_EXERCISE PROMPT_
Search the listing below, and show each line that includes the word "unsigned".

_RECORDED INFORMATION_
### radio-mapper_amd/csrc/kwin_body.hpp

```cpp
    extern __shared__ __attribute__((aligned(16))) char smem[];
    float2* img0 = reinterpret_cast<float2*>(smem);
    float2* img1 = reinterpret_cast<float2*>(smem + kLdsWinImg);
    float2* tw2_lds = reinterpret_cast<float2*>(smem + kLdsWinTw2);
    float* halo = reinterpret_cast<float*>(smem + kLdsWinHalo);
    float4* red = reinterpret_cast<float4*>(smem + kLdsWinRed);
    int* oidx = reinterpret_cast<int*>(smem + kLdsWinOidx);

    const int t = threadIdx.x;
    const int p = t & 1, u = t >> 1;
    const int lane = t & 63, wave = t >> 6;
    const int B = n_buoys;
    const int n_pairs = B * (B - 1) / 2;

    load_tw2_to_lds_grouped(tw2_lds, tw2_g, t);
    float2 tw1[16];
    load_tw1(tw1, tw1_g, t);
    const float4* tw2row = reinterpret_cast<const float4*>(tw2_lds + (t & 15) * kTw2RowF2);
    const int loc_m0[2] = {__builtin_amdgcn_readfirstlane(wave * kLocWave),
                           __builtin_amdgcn_readfirstlane(kLdsWinImg + wave * kLocWave)};
    const int loc_rd = wave * kLocWave + loc_read_off(lane);
    const float sgn = p ? -1.0f : 1.0f;
    const int kbase = p ? (u - 1) : (u + kM - 1);
    const int hl = lane < 2 ? lane : lane - 60;
    const bool is_halo = lane < 2 || lane >= 62;
// ... 233 lines not shown
        }
        const int qsel = min(min(qa, qb), min(qc, qd));
        const int kq = kbase + qsel * 256;
        const int wi = __builtin_bit_cast(int, wrow);
        const float wmax = fmaxf(fmaxf(__builtin_bit_cast(float, __builtin_amdgcn_readlane(wi, 0)),
                                       __builtin_bit_cast(float, __builtin_amdgcn_readlane(wi, 16))),
                                 fmaxf(__builtin_bit_cast(float, __builtin_amdgcn_readlane(wi, 32)),
                                       __builtin_bit_cast(float, __builtin_amdgcn_readlane(wi, 48))));
        const unsigned long long hit = __ballot(tmax == wmax);
        int kw, ls, qs;
        if (__popcll(hit) == 1) {
            ls = __ffsll((long long)hit) - 1;
            kw = __builtin_amdgcn_readlane(kq, ls);
            qs = __builtin_amdgcn_readlane(qsel, ls);
        } else {
            kw = wave_min_i32(tmax == wmax ? kq : 0x7fffffff);
            int ts;
            k_to_owner(kw, ts, qs);
            ls = ts & 63;
        }
        typedef float f16v __attribute__((ext_vector_type(16)));
        const f16v mv = {mag[0], mag[1], mag[2],  mag[3],  mag[4],  mag[5],  mag[6],  mag[7],
                         mag[8], mag[9], mag[10], mag[11], mag[12], mag[13], mag[14], mag[15]};
        const float sel = mv[__builtin_amdgcn_readfirstlane(qs)];
        const int seli = __builtin_bit_cast(int, sel);
        const float tapm = ls >= 2 ? __builtin_bit_cast(float, __builtin_amdgcn_readlane(seli, ls >= 2 ? ls - 2 : 0)) : -2.0f;
        const float tapp = ls <= 61 ? __builtin_bit_cast(float, __builtin_amdgcn_readlane(seli, ls <= 61 ? ls + 2 : 63)) : -2.0f;
        if (lane == 0) {
            const u32x4 rec = {__float_as_uint(wmax), (unsigned)kw, __float_as_uint(tapm), __float_as_uint(tapp)};
            *reinterpret_cast<u32x4*>(red + rb * 8 + wave) = rec;
            if (wave == 0) oidx[rb] = out_idx;
        }
        ++npend;
        ++npair;
    };
    auto pair = [&](const C16& a, const C16& s, int out_idx, auto prefetch) __attribute__((always_inline)) {
        pair_h1(a, s, seq, prefetch);
        barrier_hook(false);
        pair_h2(seq, out_idx);
        ++seq;
    };
    auto out_of = [&](int i, int j) -> int { return i * B - (i * (i + 1)) / 2 + (j - i - 1); };

    load_x(sa, 0);
    if (B > 1) load_x(sb, 1);
    cvt_x(sa);
    fwd(sa);
    for (int e = 1; e + 1 < B; ++e) {
        cvt_x(sb);
        fwd(sb);
        store_spec(sb, e);
        pair(sa, sb, out_of(0, e), [&](auto part) __attribute__((always_inline)) { load_x_part(sb, e + 1, part); });
    }
    if (B > 1) {
        cvt_x(sb);
        fwd(sb);
        store_spec(sb, B - 1);
        pair(sa, sb, out_of(0, B - 1), [&](auto part) __attribute__((always_inline)) {
            if (B > 2) {
                load_spec_part(sa, 1, part);
                load_spec_part(sb, B - 1, part);
            }
        });
    }
    {
        const int M2 = (B - 1) * (B - 2) / 2;
        const bool late_h2 = stag == 1 ? ((wave >> 1) & 1) : stag == 2 ? (wave & 1) : stag == 3 ? (wave >> 2) :
                             stag == 4 ? ((wave ^ (wave >> 2)) & 1) : (stag == 5);
        auto j_of = [&](int i, int s) -> int { return (i & 1) ? (B - 1 - s) : (i + 1 + s); };
        int ci = 1, cs = 0;
        int ni = 1, ns = 1;
        if (ns >= B - 1 - ni) { ++ni; ns = 0; }
        auto h1_of = [&](int hi, int hs, int tr) __attribute__((always_inline)) {
            int pi = hi, ps = hs + 1;
            if (ps >= B - 1 - pi) { ++pi; ps = 0; }
            const bool valid = pi + 1 < B;
            const bool new_anchor = valid && pi != hi;
            const int pj = valid ? j_of(pi, ps) : B - 1;
            pair_h1(sa, sb, tr, [&](auto part) __attribute__((always_inline)) {
                if constexpr (decltype(part)::value == 0) {
                    if (new_anchor) {
                        load_spec_part(sa, pi, std::integral_constant<int, 0>{});
                        load_spec_part(sa, pi, std::integral_constant<int, 1>{});
                        load_spec_part(sa, pi, std::integral_constant<int, 2>{});
                        load_spec_part(sa, pi, std::integral_constant<int, 3>{});
                        load_spec_part(sa, pi, std::integral_constant<int, 4>{});
                        load_spec_part(sa, pi, std::integral_constant<int, 5>{});
                        load_spec_part(sa, pi, std::integral_constant<int, 6>{});
                        load_spec_part(sa, pi, std::integral_constant<int, 7>{});
                    }
                }
                load_spec_part(sb, pj, part);
            });
        };
        if (M2 > 0) h1_of(ci, cs, seq);
        for (int m = 0; m < M2; ++m) {
            barrier_hook(false);
            const bool has_next = m + 1 < M2;
            const int out_idx = out_of(ci, j_of(ci, cs));
            if (wave >= 4) __builtin_amdgcn_s_setprio(1);
            if (late_h2) {
                if (has_next) h1_of(ni, ns, seq + 1);
                if (wave >= 4) __builtin_amdgcn_s_setprio(0);
                pair_h2(seq, out_idx);
            } else {
                pair_h2(seq, out_idx);
                if (wave >= 4) __builtin_amdgcn_s_setprio(0);
                if (has_next) h1_of(ni, ns, seq + 1);
            }
            ++seq;
            ci = ni; cs = ns;
            ++ns;
            if (ns >= B - 1 - ni) { ++ni; ns = 0; }
        }
    }
    seq = 0;
    barrier_hook(true);
    }
```

### radio-mapper_amd/csrc/rmx_hip.hip

```cpp
#include <hip/hip_runtime.h>

#include <cmath>
#include <cstdarg>
#include <cstdio>
#include <cstdlib>
#include <cstring>
#include <new>
#include <string>
#include <type_traits>
#include <utility>
#include <vector>

#include "../../include/rmx.h"
#include "host_plan.hpp"
#include "lag_bounds.hpp"
#include "xspec_weight.hpp"
#include "xspec_bands.hpp"
#include "integrate.hpp"
#include "refine.hpp"
#include "quality.hpp"
#include "fft_r16.hpp"
#include "kwin.hpp"
#include "fft_r8.hpp"
#ifdef RMX_EXPERIMENTS
// ... 3 lines not shown
#include "generic_path.hpp"
#include "win_eo.hpp"
#include "pair4096.hpp"
#include "kwin8k.hpp"
#include "kwin16k.hpp"
#ifdef RMX_EXPERIMENTS
#include "../../tools/experiments/kwin8k.hpp"
#endif
#include "caf_select.hpp"
#include "solve_path.hpp"
#include "detect_path.hpp"

struct rmx_ctx {
    struct DevStage {
        int32_t* h = nullptr;  size_t h_elems = 0;
        int* d = nullptr;      size_t d_elems = 0;
        hipEvent_t ev = nullptr;
    };
    struct GenericKernels {
        decltype(&rmx::gen::g_cols_inv<4>) cols_inv = nullptr;
        decltype(&rmx::gen::g_cols_inv<4, 0, rmx::LagBounds>) cols_inv_lb = nullptr;
        decltype(&rmx::gen::g_cols_inv<4, 0, rmx::LagBounds, rmx::Integrate>) cols_inv_int = nullptr;
        decltype(&rmx::gen::g_cols_fwd<false, 4>) cols_fwd[2] = {nullptr, nullptr};
        decltype(&rmx::gen::g_rows<true, false>) rows_fwd = nullptr;
        decltype(&rmx::gen::g_rows<true, false, false, 0, rmx::XWeight>) rows_fwd_wt = nullptr;
        decltype(&rmx::gen::g_rows<false, true, true>) rows_inv = nullptr;
        decltype(&rmx::gen::g_rows<false, true, true, 0, rmx::BandSet>) rows_inv_bs = nullptr;
        decltype(&rmx::gen::g_rows_anchor<9>) rows_anchor = nullptr;
        decltype(&rmx::gen::g_rows_fused<2, 9>) fused = nullptr;
        decltype(&rmx::gen::g_rows_fused<2, 9>) fused_def = nullptr;
        decltype(&rmx::gen::g_win_fused<2, 9, false, false>) wf[2][2] = {{nullptr, nullptr}, {nullptr, nullptr}};
        size_t wf_lds[2] = {0, 0};
        decltype(&rmx::gen::g_win_scr<9, false>) ws[2] = {nullptr, nullptr};
        decltype(&rmx::gen::g_win_eo15<false>) ws15[2] = {nullptr, nullptr};
        size_t ws_lds = 0;
        int ws_thr = 0, ws_upw = 0;
    };

    rmx::host::Knobs knobs;
    int device = 0;
    int n_cus = 256;
    int n_buoys = 0, n_samples = 0, max_windows = 0;
    hipStream_t stream = nullptr;
    bool own_stream = false;
    int chunk_windows = 0;
    int pairs_per_block = 7;
    bool ppb_user = false;
    bool small_batch = true;
    bool timing = false;
    bool resident = true;
    int pk = 0;
    int win8 = 0;
    int stag = 1;
    float4* d_tw1_8 = nullptr;
    float2* d_tb8 = nullptr;
    float2* d_tc8 = nullptr;
    bool fused = true;
    float4* d_spec = nullptr;
    float4* d_tw1 = nullptr;
    float2* d_tw2 = nullptr;
    rmx::PairItem* d_items = nullptr;
    int* d_part_begin = nullptr;
    void* d_in = nullptr;      size_t d_in_bytes = 0;
    int* d_lag = nullptr;      float* d_frac = nullptr;  float* d_peak = nullptr;  size_t d_out_elems = 0;
    int* d_dop = nullptr;
    float* d_quality = nullptr;  size_t d_quality_elems = 0;
    void* h_out = nullptr;     size_t h_out_bytes = 0;
    size_t spec_bytes = 0, scratch_bytes = 0;
    bool generic = false;
    int g_logL = 0, g_logL1 = 0, g_logL2 = 0, g_lo_bits = 0, g_chunk = 0;
    size_t g_dyn_bytes = 0, g_pair_bytes = 0;
    GenericKernels gk;
    bool g_fused = false;
    bool g_fused_always = false;
    bool g_wfused = false;
    bool g_wscr = false;
    bool g_wscr_always = false;
    int g_ws_grid = 0;
    float4* g_ws_scratch = nullptr;
    float2* g_tw_win = nullptr;
    float2* g_tw_l = nullptr;
    bool g_k8 = false;
    int g_k8_kind = 1;
    float4* g_k8_tw1 = nullptr;
    float2* g_k8_tw2 = nullptr;
    int g_k16 = 0;
    float4* g_k16_tw1 = nullptr;
    float2 *g_k16_gq = nullptr, *g_k16_tw2 = nullptr, *g_k16_tws = nullptr;
    int g_rows_anchor_min_b = 6;
    float2 *g_tw = nullptr, *g_tw1 = nullptr, *g_tw2 = nullptr, *g_thi = nullptr, *g_tlo = nullptr;
    float2 *g_spec = nullptr, *g_spec_r = nullptr, *g_prod = nullptr;
    rmx::gen::GTile* g_rec = nullptr;
    float* g_halo = nullptr;
    rmx::gen::GPair* g_pairs = nullptr;
    long g_slots_alloc = 0;
    int g_pairs_n = -1;
    std::vector<int32_t> g_pairs_plan;
    hipStream_t copy_stream = nullptr;
    hipEvent_t copy_ev[4] = {nullptr, nullptr, nullptr, nullptr};
    float2* dt_tw = nullptr;  int dt_logn = 0;  float* dt_pdb = nullptr;  size_t dt_pdb_bytes = 0;
    void* dt_in = nullptr;  size_t dt_in_bytes = 0;  void* dt_out = nullptr;  size_t dt_out_bytes = 0;
    double* sv_buoys = nullptr;  int* sv_pairs = nullptr;  size_t sv_pairs_cap = 0;
    void* sv_in = nullptr;  size_t sv_in_bytes = 0;  void* sv_out = nullptr;  size_t sv_out_bytes = 0;
    float4* d_spec_r = nullptr;  size_t spec_r_bytes = 0;
    float2* caf_rot = nullptr;  size_t caf_rot_elems = 0;
    int* caf_lag = nullptr;  float* caf_frac = nullptr;  float* caf_peak = nullptr;  int* caf_dop = nullptr;
    size_t caf_out_elems = 0;
    float* caf_nb = nullptr;  size_t caf_nb_elems = 0;
    std::vector<double> caf_grid;
    DevStage lb_stage, band_stage;
    rmx::RefPair* rf_pairs = nullptr;
    std::vector<int32_t> rf_pairs_plan;
    std::vector<int32_t> plan_pairs;
// ... 959 lines not shown
    {
        std::string why;
        if (host::check_create_args(n_buoys, n_samples, max_windows, &why) != 0) return fail(nullptr, RMX_E_INVAL, "%s", why.c_str());
    }
    int ndev = rmx_device_count();
    if (ndev <= 0) return fail(nullptr, RMX_E_NODEV, "no HIP device visible");
    if (device_id < 0 || device_id >= ndev) return fail(nullptr, RMX_E_INVAL, "device_id %d not in 0..%d", device_id, ndev - 1);
    rmx_ctx* c = new (std::nothrow) rmx_ctx();
    if (!c) return fail(nullptr, RMX_E_NOMEM, "host allocation failed");
    c->knobs = host::snapshot_default_options();
    c->device = device_id;
    c->n_buoys = n_buoys;
    c->n_samples = n_samples;
    c->max_windows = max_windows;
    int rc = RMX_OK;
    auto bail = [&](int code) {
        g_create_error = c->err;
        rmx_destroy(c);
        return code;
    };
    auto init = [&]() -> int {
        RMX_HIP(c, hipSetDevice(device_id));
        {
            int ncu = 0;
            if (hipDeviceGetAttribute(&ncu, hipDeviceAttributeMultiprocessorCount, device_id) == hipSuccess && ncu > 0)
                c->n_cus = ncu;
            { long v; if (c->knobs.get("ncus", &v) && v > 0 && v < c->n_cus) c->n_cus = (int)v; }
        }
        RMX_HIP(c, hipStreamCreateWithFlags(&c->stream, hipStreamNonBlocking));
        c->own_stream = true;
        if (n_samples != kM || c->knobs.get_or("generic4096", 0) != 0) return rmx::generic_init(c);
        int chunk = (int)c->knobs.get_or("chunk_windows", 4096);
        if (chunk < 8) chunk = 8;
        chunk = (chunk + 7) & ~7;
        if (chunk > max_windows) chunk = max_windows;
        {
            const long per_win = (long)n_buoys * (8 * kThreads) * (long)sizeof(float4);
            const long cap = (8L << 30) / per_win;
            if (chunk > cap) chunk = (int)(cap > 8 ? (cap & ~7L) : 8);
        }
        c->chunk_windows = chunk;
        {
            const int wg = chunk < c->n_cus ? chunk : c->n_cus;
            c->spec_bytes = (size_t)wg * n_buoys * (8 * kThreads) * sizeof(float4);
        }
        RMX_HIP(c, hipMalloc((void**)&c->d_spec, c->spec_bytes));
        std::vector<float4> tw1;
        std::vector<float2> tw2;
        build_tables(tw1, tw2);
        RMX_HIP(c, hipMalloc((void**)&c->d_tw1, tw1.size() * sizeof(float4)));
        RMX_HIP(c, hipMalloc((void**)&c->d_tw2, tw2.size() * sizeof(float2)));
        RMX_HIP(c, hipMemcpy(c->d_tw1, tw1.data(), tw1.size() * sizeof(float4), hipMemcpyHostToDevice));
        RMX_HIP(c, hipMemcpy(c->d_tw2, tw2.data(), tw2.size() * sizeof(float2), hipMemcpyHostToDevice));
        c->scratch_bytes = c->spec_bytes + tw1.size() * sizeof(float4) + tw2.size() * sizeof(float2);
        c->stag = (int)c->knobs.get_or("stag", 1);
        c->small_batch = c->knobs.get_or("small4096", 1) != 0;
#ifdef RMX_EXPERIMENTS
        {
            std::vector<float4> t1;
            std::vector<float2> tb, tc;
            build_tables8(t1, tb, tc);
            RMX_HIP(c, hipMalloc((void**)&c->d_tw1_8, t1.size() * sizeof(float4)));
            RMX_HIP(c, hipMalloc((void**)&c->d_tb8, tb.size() * sizeof(float2)));
            RMX_HIP(c, hipMalloc((void**)&c->d_tc8, tc.size() * sizeof(float2)));
            RMX_HIP(c, hipMemcpy(c->d_tw1_8, t1.data(), t1.size() * sizeof(float4), hipMemcpyHostToDevice));
            RMX_HIP(c, hipMemcpy(c->d_tb8, tb.data(), tb.size() * sizeof(float2), hipMemcpyHostToDevice));
            RMX_HIP(c, hipMemcpy(c->d_tc8, tc.data(), tc.size() * sizeof(float2), hipMemcpyHostToDevice));
            c->scratch_bytes += t1.size() * sizeof(float4) + (tb.size() + tc.size()) * sizeof(float2);
            int rc_x = allow_lds(c, w8::kLdsWin8Bytes, w8::k_win8<false>, w8::k_win8<true>);
            if (rc_x == RMX_OK) rc_x = allow_lds(c, pk::kLdsWinpBytes, k_winp<false>, k_winp<true>);
            if (rc_x != RMX_OK) return rc_x;
            c->pk = (int)c->knobs.get_or("pk", 0);
            c->win8 = (int)c->knobs.get_or("win8", 0);
        }
#endif
        int rc_l = allow_lds(c, kLdsBytes, k_fwd<false>, k_fwd<true>, k_fwd<false, XWeight>, k_fwd<true, XWeight>, k_pair_str<>,
                             k_pair_str<LagBounds>, k_pair_str<BandSet>, k_pair_str<LagBounds, BandSet>);
        if (rc_l == RMX_OK)
            rc_l = allow_lds(c, kLdsResBytes, k_pair_res<>, k_pair_res<LagBounds>, k_pair_res<BandSet>, k_pair_res<LagBounds, BandSet>);
        if (rc_l == RMX_OK) rc_l = allow_lds(c, kLdsWinBytes, k_win<false>, k_win<true>, k_win_lb<false>, k_win_lb<true>);
        return rc_l;
    };
    rc = init();
    if (rc != RMX_OK) return bail(rc);
    *out = c;
    return RMX_OK;
}
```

_EXERCISE OUTPUT_
        const unsigned long long hit = __ballot(tmax == wmax);
            const u32x4 rec = {__float_as_uint(wmax), (unsigned)kw, __float_as_uint(tapm), __float_as_uint(tapp)};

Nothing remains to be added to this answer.